= Smitha Vishveshwara =

American physicist

Smitha Vishveshwara (born 1974) is an Indian-American theoretical quantum condensed matter physicist whose research includes work on cold Bose gases and non-equilibrium quantum dynamics, as well as strongly correlated materials, dimensional confinement, fractionalization of quasiparticles, quantum quench dynamics, connections from condensed matter physics to protein structure networks, and quantum analogues of black hole collision ringdown. She is a professor of physics at the University of Illinois Urbana-Champaign.

==Education and career==
Vishveshwara is one of two daughters of two Indian physicists, black hole physicist C. V. Vishveshwara and biophysicist Saraswathi Vishveshwara. She was born in 1974 in the US, in Pittsburgh, but her parents brought her back to India as an infant. After education in India in the school of philosopher Jiddu Krishnamurti, she returned to the US for her higher education, and majored in physics as an undergraduate at Cornell University, with Carl Franck and N. David Mermin as faculty mentors, graduating magna cum laude in 1996. Next, she went to the University of California, Santa Barbara for graduate study with Matthew P. A. Fisher, completing her Ph.D. in 2002. Her dissertation was A Three-Act Play of Strongly Correlated Electrons.

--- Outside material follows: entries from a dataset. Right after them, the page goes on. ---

+static int adam_tr_args_check(const float* p, const float* g, const float* m, const float* v, const void* p_bf16, int64_t n,
+                              const pa_adam_desc* descs_dev, int32_t n_desc, int32_t total_units, int32_t tr_dtype) {
+    if (!p || !g || !m || !v || n <= 0 || !descs_dev || n_desc <= 0 || total_units < 0) return PA_EINVAL;
+    if (tr_dtype == PA_BF16 ? !p_bf16 : (tr_dtype != PA_F32 || p_bf16)) return PA_EINVAL;
+    if ((reinterpret_cast<uintptr_t>(p) | reinterpret_cast<uintptr_t>(g) | reinterpret_cast<uintptr_t>(m) |
+         reinterpret_cast<uintptr_t>(v)) & 15) return PA_EALIGN;
+    if (reinterpret_cast<uintptr_t>(p_bf16) & 7) return PA_EALIGN;
+    return 0;
+}
+
+extern "C" int pa_adam_step_tr(float* p, const float* g, float* m, float* v, void* p_bf16, int64_t n, float lr, float b1,
+                               float b2, float eps, int32_t step, float gscale, const pa_adam_desc* descs_dev, int32_t n_desc,
+                               int32_t total_units, int32_t tr_dtype, void* stream) {
+    if (int rc = adam_tr_args_check(p, g, m, v, p_bf16, n, descs_dev, n_desc, total_units, tr_dtype)) return rc;
+    if (step < 1) return PA_EINVAL;
+    const double bc1 = 1.0 - pow((double)b1, (double)step), bc2 = 1.0 - pow((double)b2, (double)step);
+    AdamK k;
+    k.step_size = (float)((double)lr / bc1); k.inv_sqrt_bc2 = (float)(1.0 / sqrt(bc2));
+    k.gs = gscale; k.coef = 1.f; k.clip = __builtin_inff();
+    k.b1 = b1; k.b2 = b2; k.omb1 = 1.f - b1; k.omb2 = 1.f - b2; k.eps = eps;
+    const dim3 grid(total_units > 0 ? total_units : 1);
+    if (tr_dtype == PA_BF16)
+        PA_LAUNCH((adam_tr_kernel<bf16, false>), grid, dim3(256), 0, ST(stream), p, g, m, v, (bf16*)p_bf16, n, descs_dev, n_desc,
+                  total_units, k, (const pa_grad_guard_ctl*)nullptr);
+    else
+        PA_LAUNCH((adam_tr_kernel<float, false>), grid, dim3(256), 0, ST(stream), p, g, m, v, (bf16*)nullptr, n, descs_dev, n_desc,
+                  total_units, k, (const pa_grad_guard_ctl*)nullptr);
+    return 0;
+}
+
+extern "C" int pa_adam_step_tr_guarded(float* p, const float* g, float* m, float* v, void* p_bf16, int64_t n, float b1, float b2,
+                                       float eps, float gscale, float clip_value, const pa_grad_guard_ctl* ctl,
+                                       const pa_adam_desc* descs_dev, int32_t n_desc, int32_t total_units, int32_t tr_dtype,
+                                       void* stream) {
+    if (int rc = adam_tr_args_check(p, g, m, v, p_bf16, n, descs_dev, n_desc, total_units, tr_dtype)) return rc;
+    if (!ctl || !(clip_value >= 0.f)) return PA_EINVAL;
+    if (reinterpret_cast<uintptr_t>(ctl) & 3) return PA_EALIGN;
+    AdamK k;
+    k.step_size = 0.f; k.inv_sqrt_bc2 = 0.f; k.coef = 1.f;
+    k.gs = gscale; k.clip = clip_value > 0.f ? clip_value : __builtin_inff();
+    k.b1 = b1; k.b2 = b2; k.omb1 = 1.f - b1; k.omb2 = 1.f - b2; k.eps = eps;
+    const dim3 grid(total_units > 0 ? total_units : 1);
+    if (tr_dtype == PA_BF16)
+        PA_LAUNCH((adam_tr_kernel<bf16, true>), grid, dim3(256), 0, ST(stream), p, g, m, v, (bf16*)p_bf16, n, descs_dev, n_desc,
+                  total_units, k, ctl);
+    else
+        PA_LAUNCH((adam_tr_kernel<float, true>), grid, dim3(256), 0, ST(stream), p, g, m, v, (bf16*)nullptr, n, descs_dev, n_desc,
+                  total_units, k, ctl);
+    return 0;
+}
+
 extern "C" int pa_cast(void* dst, int32_t dst_dtype, const void* src, int32_t src_dtype, int64_t n, void* stream) {
     if (!dst || !src || n <= 0) return PA_EINVAL;
     const int grid = grid_for(n, 256, 2048);
diff --git a/plankassembly_amd/csrc/runtime.hip b/plankassembly_amd/csrc/runtime.hip
--- a/plankassembly_amd/csrc/runtime.hip
+++ b/plankassembly_amd/csrc/runtime.hip
@@ -7,6 +7,8 @@
 #include "../../include/plank_hip.h"
 
 #include "model.h"
+#include "grad_zero_plan.h"
+#include "pa_device.h"
 
 namespace {
 
@@ -750,6 +752,59 @@
 }
 extern "C" int pa_model_grad_lag(const pa_model* m) { return (m && m->side_on) ? 2 : 0; }
 
+namespace {
+
+constexpr int GZ_SLICES = 96;
+constexpr int GZ_CHUNK = 1024;
+struct GradZeroTab {
+    int n;
+    int chunk_begin[GZ_SLICES + 1];
+    int64_t off[GZ_SLICES];
+    int64_t cnt[GZ_SLICES];
+};
+
+__global__ __launch_bounds__(256) void grad_zero_kernel(float* base, GradZeroTab t) {
+    int s = 0;
+    while (s + 1 < t.n && (int)blockIdx.x >= t.chunk_begin[s + 1]) ++s;
+    const int64_t e = (int64_t)((int)blockIdx.x - t.chunk_begin[s]) * GZ_CHUNK + (int64_t)threadIdx.x * 4;
+    const int64_t cnt = t.cnt[s];
+    float* p = base + t.off[s] + e;
+    if (e + 4 <= cnt) {
+        *reinterpret_cast<float4*>(p) = make_float4(0.f, 0.f, 0.f, 0.f);
+    } else {
+        for (int j = 0; e + j < cnt; ++j) p[j] = 0.f;
+    }
+}
+
+}
+
+extern "C" int pa_model_grad_zero_plan(const pa_model* m, int64_t* offsets, int64_t* counts, int32_t cap) {
+    return pa_grad_zero_plan_impl(m, offsets, counts, cap);
+}
+
+extern "C" int pa_model_grad_zero(const pa_model* m, void* stream) {
+    int ns = pa_model_grad_zero_plan(m, nullptr, nullptr, 0);
+    if (ns < 0) return ns;
+    std::vector<int64_t> o(ns), c(ns);
+    ns = pa_model_grad_zero_plan(m, o.data(), c.data(), ns);
+    if (ns < 0) return ns;
+    for (int s0 = 0; s0 < ns; s0 += GZ_SLICES) {
+        GradZeroTab t;
+        t.n = ns - s0 < GZ_SLICES ? ns - s0 : GZ_SLICES;
+        t.chunk_begin[0] = 0;
+        for (int s = 0; s < GZ_SLICES; ++s) {
+            const bool live = s < t.n;
+            t.off[s] = live ? o[s0 + s] : 0; t.cnt[s] = live ? c[s0 + s] : 0;
+            const int64_t chunks = (t.cnt[s] + GZ_CHUNK - 1) / GZ_CHUNK;
+            if (chunks > 0x7fffffff - t.chunk_begin[s]) return PA_EINVAL;
+            t.chunk_begin[s + 1] = t.chunk_begin[s] + (int)chunks;
+        }
+        if (t.chunk_begin[t.n] == 0) continue;
+        PA_LAUNCH(grad_zero_kernel, dim3(t.chunk_begin[t.n]), dim3(256), 0, (hipStream_t)stream, (float*)m->gr[0], t);
+    }
+    return 0;
+}
+
 extern "C" int pa_model_tensor(pa_model* m, int32_t which, void** ptr, int64_t* numel) {
     if (!m || !ptr || !numel || m->B == 0) return PA_EINVAL;
     const int64_t d = m->cfg.d_model;
diff --git a/plankassembly_amd/models.py b/plankassembly_amd/models.py
--- a/plankassembly_amd/models.py
+++ b/plankassembly_amd/models.py
@@ -65,6 +65,10 @@
     keys += ["vocab_head.weight", "vocab_head.bias", "pointer_head.weight", "pointer_head.bias",
              "switch_head.weight", "switch_head.bias"]
     return keys
+
+
+def _step_tail():
+    return int(os.environ.get("PLANK_STEP_TAIL", "3"))
 
 
 class _Holder(nn.Module):
@@ -214,6 +218,7 @@
         self._shadow = None
         self._shadowT = self._vocabT = self._kvT = None
         self._tr_descs = None
+        self._adam_descs = None
         self._tr_stream = self._tr_event = None
         self._tr_pending = False
         self._shadow_version = -1
@@ -271,6 +276,7 @@
         self._flat = flat
         self._gflat = self._gtmp = self._shadow = self._shadowT = self._vocabT = self._kvT = None
         self._tr_descs = None
+        self._adam_descs = None
         self._shadow_version = -1
         self._tr_stream = self._tr_event = None
         self._tr_pending = False
@@ -502,12 +508,44 @@
         arr = (_TrDesc * len(descs))(*descs)
         host = torch.frombuffer(bytearray(bytes(arr)), dtype=torch.uint8)
         self._tr_descs = (host.to(dev), len(descs), tiles)
+        self._adam_descs = self._adam_table(tab, dev) if _step_tail() & 1 else None
         L.check(L.lib().pa_model_bind_transposed(self._handle, tab), "pa_model_bind_transposed")
         L.check(L.lib().pa_model_bind_cross_kv_t(self._handle, L.ptr(self._kvT) if self._kvT is not None else None),
                 "pa_model_bind_cross_kv_t")
 
-    def refresh_transposed(self):
-        if self._tr_descs is not None:
+    def _adam_table(self, tab, dev):
+        bf = self.compute_dtype == "bf16"
+        esz = 2 if bf else 4
+        nd, dm = self.num_decoder_layers, self.num_model
+        descs, end = [], 0
+
+        def flat_to(off):
+            if off > end:
+                descs.append(L.AdamDesc(end, off - end, None, None, 0, 0, 0, 0, 0, 0))
+
+        for i, k in enumerate(self._order):
+            if not tab[i]:
+                continue
+            s, off = self._shapes[k], self._offsets[k]
+            flat_to(off)
+            ld = (s[0] + 63) // 64 * 64 if k == "vocab_head.weight" else s[0]
+            dst2, ld2, row2 = None, 0, 0
+            if self._kvT is not None and k.startswith("decoder.layers.") and k.endswith("multihead_attn.in_proj_weight"):
+                li = int(k.split(".")[2])
+                dst2, ld2, row2 = self._kvT.data_ptr() + li * 2 * dm * esz, nd * 2 * dm, dm
+            descs.append(L.AdamDesc(off, s[0] * s[1], tab[i], dst2, s[0], s[1], ld, ld2, row2, 0))
+            end = off + s[0] * s[1]
+        flat_to(self._numel)
+        arr = (L.AdamDesc * len(descs))(*descs)
+        dt = L.PA_BF16 if bf else L.PA_F32
+        units = int(L.lib().pa_adam_plan(arr, len(descs), C.c_int64(self._numel), dt))
+        if units < 0:
+            L.check(units, "pa_adam_plan")
+        host = torch.frombuffer(bytearray(bytes(arr)), dtype=torch.uint8)
+        return host.to(dev), len(descs), units, dt
+
+    def refresh_transposed(self, fresh=False):
+        if self._tr_descs is not None and not fresh:
             d, n, tiles = self._tr_descs
             dt = L.PA_BF16 if self.compute_dtype == "bf16" else L.PA_F32
             if os.environ.get("PLANK_TRANSPOSE_STREAM", "0") == "1":
@@ -552,9 +590,14 @@
             self._shadow_version = v
             self.refresh_transposed()
 
-    def mark_shadow_fresh(self):
+    def mark_shadow_fresh(self, transposed=False):
         self._shadow_version = self._param_version()
-        self.refresh_transposed()
+        self.refresh_transposed(fresh=transposed)
+
+    def adam_table(self):
+        if self._tr_descs is None or os.environ.get("PLANK_TRANSPOSE_STREAM", "0") == "1":
+            return None
+        return self._adam_descs
 
     def _make_batch(self, batch, with_output=True):
         iv = batch["input_value"]
@@ -713,11 +756,14 @@
         target = self._gflat
         if accumulate:
             if self._gtmp is None:
-                self._gtmp = torch.empty_like(self._gflat)
+                self._gtmp = torch.zeros_like(self._gflat)
             target = self._gtmp
-        target.zero_()
         if self._bound_grads is not target:
             self._rebind(target)
+        if _step_tail() & 2:
+            L.check(L.lib().pa_model_grad_zero(self._handle, L.stream()), "pa_model_grad_zero")
+        else:
+            target.zero_()
         nseg = int(L.lib().pa_model_train_num_segments(self._handle))
         up = gloss if (gloss.dtype == torch.float32 and gloss.is_cuda and gloss.numel() == 1) else \
             gloss.reshape(1).to(device=self._flat.device, dtype=torch.float32)
diff --git a/plankassembly_amd/optim.py b/plankassembly_amd/optim.py
--- a/plankassembly_amd/optim.py
+++ b/plankassembly_amd/optim.py
@@ -51,25 +51,34 @@
             self._v = torch.zeros_like(flat)
         grp = self.param_groups[0]
         shadow = m._shadow if m.compute_dtype == "bf16" else None
+        table = m.adam_table()
         if self.guarded:
-            self._guarded_step(flat, g, grp, shadow)
+            self._guarded_step(flat, g, grp, shadow, table)
         else:
-            self._plain_step(flat, g, grp, shadow)
-        if shadow is not None:
-            m.mark_shadow_fresh()
+            self._plain_step(flat, g, grp, shadow, table)
+        if shadow is not None or table is not None:
+            m.mark_shadow_fresh(transposed=table is not None)
         else:
             m.invalidate_shadow()
         return loss
 
-    def _plain_step(self, flat, g, grp, shadow):
+    def _plain_step(self, flat, g, grp, shadow, table=None):
         self._step += 1
         self.model.wait_transposed()
+        if table is not None:
+            descs, n_desc, units, dt = table
+            L.check(L.lib().pa_adam_step_tr(L.ptr(flat), L.ptr(g), L.ptr(self._m), L.ptr(self._v), L.ptr(shadow),
+                                            C.c_int64(flat.numel()), C.c_float(grp["lr"]), C.c_float(grp["betas"][0]),
+                                            C.c_float(grp["betas"][1]), C.c_float(grp["eps"]), self._step,
+                                            C.c_float(self.grad_scale), L.ptr(descs), n_desc, units, dt, L.stream()),
+                    "pa_adam_step_tr")
+            return
         L.check(L.lib().pa_adam_step(L.ptr(flat), L.ptr(g), L.ptr(self._m), L.ptr(self._v), L.ptr(shadow),
                                      C.c_int64(flat.numel()), C.c_float(grp["lr"]), C.c_float(grp["betas"][0]),
                                      C.c_float(grp["betas"][1]), C.c_float(grp["eps"]), self._step,
                                      C.c_float(self.grad_scale), L.stream()), "pa_adam_step")
 
-    def _guarded_step(self, flat, g, grp, shadow):
+    def _guarded_step(self, flat, g, grp, shadow, table=None):
         lib = L.lib()
         if self._ws is None or self._ws.device != flat.device:
             self._ws = torch.empty(L.GRAD_GUARD_WS_BYTES, dtype=torch.uint8, device=flat.device)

After completing her doctorate, she became a postdoctoral researcher at the University of Illinois Urbana-Champaign, working with Paul Goldbart and Tony Leggett. In 2005, she obtained a tenure-track faculty position, allowing her to remain at the University of Illinois. As well as her primary appointment in the physics department, she also holds affiliations with the Illinois Materials Research Laboratory and Beckman Institute for Advanced Science and Technology.

==Recognition==
Vishveshwara was named a Fellow of the American Physical Society (APS) in 2019, after a nomination from the APS Division of Condensed Matter Physics, "for pioneering theory of quantum dynamics in nonequilibrium systems and novel phenomena in cold Bose gases".